- **Records drawn from a dataset**
|---|
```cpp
extern "C" int gcl_dense_bwd_dx(const float* dy, int64_t lddy, const float* W, int64_t ldw, const float* z, int64_t ldz,
                                int32_t act, const float* slope, float* d_slope, const float* addend, int64_t ldadd,
                                float* dx, int64_t lddx, int64_t rows, int32_t Fin, int32_t Fout, void* ws,
                                size_t ws_bytes, gcl_stream_t stream) {
  GCL_CHECK_ARG(dy && W && dx, "dense_bwd_dx: null argument");
  GCL_CHECK_ARG(lddy >= Fout && lddx >= Fin && ldw >= Fin && (!addend || ldadd >= Fin), "dense_bwd_dx: leading dimension too small");
  if (int rc = check_act("dense_bwd_dx", act, slope)) return rc;
  GCL_CHECK_ARG(act == GCL_ACT_NONE || (z && ldz >= Fin), "dense_bwd_dx: activation given without its pre-activation z");
  hipStream_t st = (hipStream_t)stream;
  const float* sl = act == GCL_ACT_PRELU ? slope : nullptr;
  double* slope_part = nullptr;
  if (sl && d_slope) {
    GCL_CHECK_ARG(ws && ws_bytes >= slope_parts_cap(rows, Fin) * sizeof(double) && gcl::aligned16(ws), "dense_bwd_dx: workspace too small");
    slope_part = (double*)ws;
  }
  int nparts = 0, rc;
  const float* zz = act == GCL_ACT_NONE ? nullptr : z;
  const bool vec_x = (Fout % 4 == 0) && (lddy % 4 == 0) && gcl::aligned16(dy);
  if (!addend && ldw == Fin && (use_valu() || panel_fits(Fout, Fin, vec_x, true, (ldw % 4 == 0) && gcl::aligned16(W))))
    rc = launch_linear<EPI_DX>(dy, lddy, nullptr, W, Fin, 1, nullptr, dx, lddx, rows, Fout, Fin, zz, ldz, sl, slope_part,
                               &nparts, st, act);
  else {
    const size_t off = (slope_parts_cap(rows, Fin) * sizeof(double) + 255) & ~(size_t)255;
    const size_t need = off + (size_t)Fin * Fout * sizeof(float);
    if (ws && ws_bytes >= need && gcl::aligned16(ws) && Fout % 4 == 0 && rows >= 4096) {
      float* Wt = reinterpret_cast<float*>(static_cast<char*>(ws) + off);
      hipLaunchKernelGGL(transpose_kernel, dim3((unsigned)gcl::cdiv(Fin, 32), (unsigned)gcl::cdiv(Fout, 32)), dim3(256), 0,
                         st, W, ldw, Wt, Fout, Fin);
      rc = launch_gemm<EPI_DX>(dy, lddy, act, sl, Wt, Fout, 0, nullptr, dx, lddx, rows, Fout, Fin, zz, ldz, addend,
                               ldadd, slope_part, &nparts, st);
    } else {
      rc = launch_gemm<EPI_DX>(dy, lddy, act, sl, W, ldw, 1, nullptr, dx, lddx, rows, Fout, Fin, zz, ldz, addend, ldadd,
                               slope_part, &nparts, st);
    }
// ... 351 lines not shown
```

graphcast-lite_amd/csrc/linear_x3.hip:

```cpp
#include "mfma_io.h"
#include "x3.h"

namespace {

typedef unsigned int u32x2 __attribute__((ext_vector_type(2)));

#ifndef GCL_X3_ST_AUX
#define GCL_X3_ST_AUX 2
#endif
__device__ __forceinline__ float4 ld_stream(const float4* p) {
#ifndef GCL_X3_LD_PLAIN
  typedef float lv4f __attribute__((ext_vector_type(4)));
  const lv4f v = __builtin_nontemporal_load(reinterpret_cast<const lv4f*>(p));
  return make_float4(v.x, v.y, v.z, v.w);
#else
  return *p;
#endif
}
using namespace gcl::mfma_io;
using namespace gcl::x3;

constexpr int kRowB = 144;
constexpr int kImgB = 32 * kRowB;
constexpr int kTileB = 3 * kImgB;
// ... 149 lines not shown
        const bf16x8 am = *reinterpret_cast<const bf16x8*>(ap + kImgB);
#pragma unroll
        for (int c = 0; c < NS; ++c) acc[c] = mfma_mid(acc[c], ah, am, wf[c][s][0], wf[c][s][1]);
      }
#pragma unroll
      for (int s = 0; s < NKS; ++s) {
        const bf16x8 ah = *reinterpret_cast<const bf16x8*>(Aw + fo + s * 32);
#pragma unroll
        for (int c = 0; c < NS; ++c) acc[c] = mfma_hi(acc[c], ah, wf[c][s][0]);
      }
    }

#ifdef GCL_STAMPS
    asm volatile("" ::"v"(acc[0][0]));
#endif
    X3_STAMP(4);
    const int64_t r0 = t * 128 + wave * 32;
    const int64_t nr64 = rows - r0;
    const int nr = nr64 < 0 ? 0 : (nr64 < 32 ? (int)nr64 : 32);
    constexpr int OS = NS * 32, LPO = OS / 4, RPP = 64 / LPO;
    float* Ot = reinterpret_cast<float*>(Aw);
#pragma unroll
    for (int s = 0; s < NS; ++s)
#pragma unroll
      for (int r = 0; r < 16; ++r) Ot[d_row(r, lane) * OS + s * 32 + (lane & 31)] = acc[s][r];
    const __amdgpu_buffer_rsrc_t ry = make_rsrc(Y + r0 * ldy, (nr > 0 && !(abl & 1)) ? ((int64_t)(nr - 1) * ldy + N) * 4 : 0);
    const int orow = lane / LPO, ocol = (lane % LPO) * 4;
#pragma unroll
    for (int p = 0; p < 32 / RPP; ++p) {
      const int i = p * RPP + orow;
      float4 v = *reinterpret_cast<const float4*>(Ot + i * OS + ocol);
      v.x += bq.x; v.y += bq.y; v.z += bq.z; v.w += bq.w;
      buf_st4<GCL_X3_ST_AUX>(ry, (ocol < N) ? (unsigned)((i * ldy + ocol) * 4) : kOOB, v);
    }
    X3_STAMP(5);
  }
#ifdef GCL_STAMPS
  if (lane == 0 && blockIdx.x < 1024)
    for (int i = 0; i < 8; ++i) x3_stamps[(blockIdx.x * 4 + wave) * 8 + i] = stamp_acc[i];
#endif
}

constexpr int kBRowB = 128;
constexpr int kImg64B = 64 * kBRowB;
__device__ __forceinline__ int swz(int r) { return (((r >> 1) & 1) << 2) | (((r >> 3) & 1) << 1) | ((r >> 2) & 1); }
__device__ __forceinline__ int sw_off(int r, int b) { return r * kBRowB + ((((b >> 4) ^ swz(r)) << 4) | (b & 15)); }

typedef short s16x4 __attribute__((ext_vector_type(4)));
__device__ __forceinline__ bf16x8 tr_frag(const unsigned char* base, int o0, int o1) {
  typedef __attribute__((address_space(3))) s16x4 lds_s16x4;
  const s16x4 a = __builtin_amdgcn_ds_read_tr16_b64_v4i16((lds_s16x4*)(base + o0));
  const s16x4 b = __builtin_amdgcn_ds_read_tr16_b64_v4i16((lds_s16x4*)(base + o1));
  return __builtin_shufflevector(a, b, 0, 1, 2, 3, 4, 5, 6, 7);
}

template <int NO>
__global__ __launch_bounds__(256, 2) void linear_x3_bwd_kernel(
    const float* __restrict__ dY, int64_t lddy, const float* __restrict__ W, const float* __restrict__ P,
    int64_t ldp, const float* __restrict__ in_slope, float* __restrict__ dX, int64_t lddx, int64_t rows, int32_t Fin,
    int32_t Fout, float* __restrict__ part_dw, float* __restrict__ part_db, float* __restrict__ part_cs,
    double* __restrict__ part_slope) {
  constexpr int FoP = NO * 32, FiP = 64, NKO = NO * 2, NT = NO * 2;
  extern __shared__ __align__(16) unsigned char smem8[];
  unsigned char* Yimg = smem8;
  unsigned char* Pimg = smem8 + 3 * kImg64B;
  float* Stg = reinterpret_cast<float*>(smem8 + 6 * kImg64B);
  const int tid = threadIdx.x, lane = tid & 63, wave = __builtin_amdgcn_readfirstlane(tid >> 6);
  const int li = lane & 31, h = lane >> 5;
  const int rg = wave & 1, sg = wave >> 1;
  const int so = wave % NO, sc = wave / NO;
  const bool has_tile = wave < NT;

  bf16x8 wtf[NKO][3];
  {
    float2 wv[8];
#pragma unroll
    for (int i = 0; i < 8; ++i) {
      const int idx = i * 256 + tid;
      const int c = idx & 63, o = (idx >> 6) * 2;
      wv[i].x = (c < Fin && o < Fout) ? W[(int64_t)o * Fin + c] : 0.f;
      wv[i].y = (c < Fin && o + 1 < Fout) ? W[(int64_t)(o + 1) * Fin + c] : 0.f;
    }
#pragma unroll
    for (int i = 0; i < 8; ++i) {
      const int idx = i * 256 + tid;
      const int c = idx & 63, o = (idx >> 6) * 2;
      const Pk3 p = split2(wv[i].x, wv[i].y);
      unsigned char* d = Yimg + sw_off(c, o * 2);
      *reinterpret_cast<unsigned*>(d) = p.h;
      *reinterpret_cast<unsigned*>(d + kImg64B) = p.m;
      *reinterpret_cast<unsigned*>(d + 2 * kImg64B) = p.l;
    }
    __syncthreads();
#pragma unroll
    for (int s = 0; s < NKO; ++s)
#pragma unroll
      for (int p = 0; p < 3; ++p)
        wtf[s][p] = *reinterpret_cast<const bf16x8*>(Yimg + p * kImg64B + sw_off(32 * sg + li, (16 * s + 8 * h) * 2));
    __syncthreads();
  }

  const bool act = in_slope != nullptr;
  const float slope = act ? *in_slope : 1.f;
  const int64_t ntiles = (rows + 63) / 64;

  const int rsub = lane >> 4, csub = lane & 15;
// ... 172 lines not shown
  return 0;
#endif
  static const int v = gcl::env_int("GCL_ABLATE", 0);
  return v;
}

}
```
|---|
- **EXERCISE REQUIREMENTS**
Where a line of the data holds "shown", show that line.

- **EXERCISE ANSWER**
// ... 351 lines not shown
// ... 149 lines not shown
// ... 172 lines not shown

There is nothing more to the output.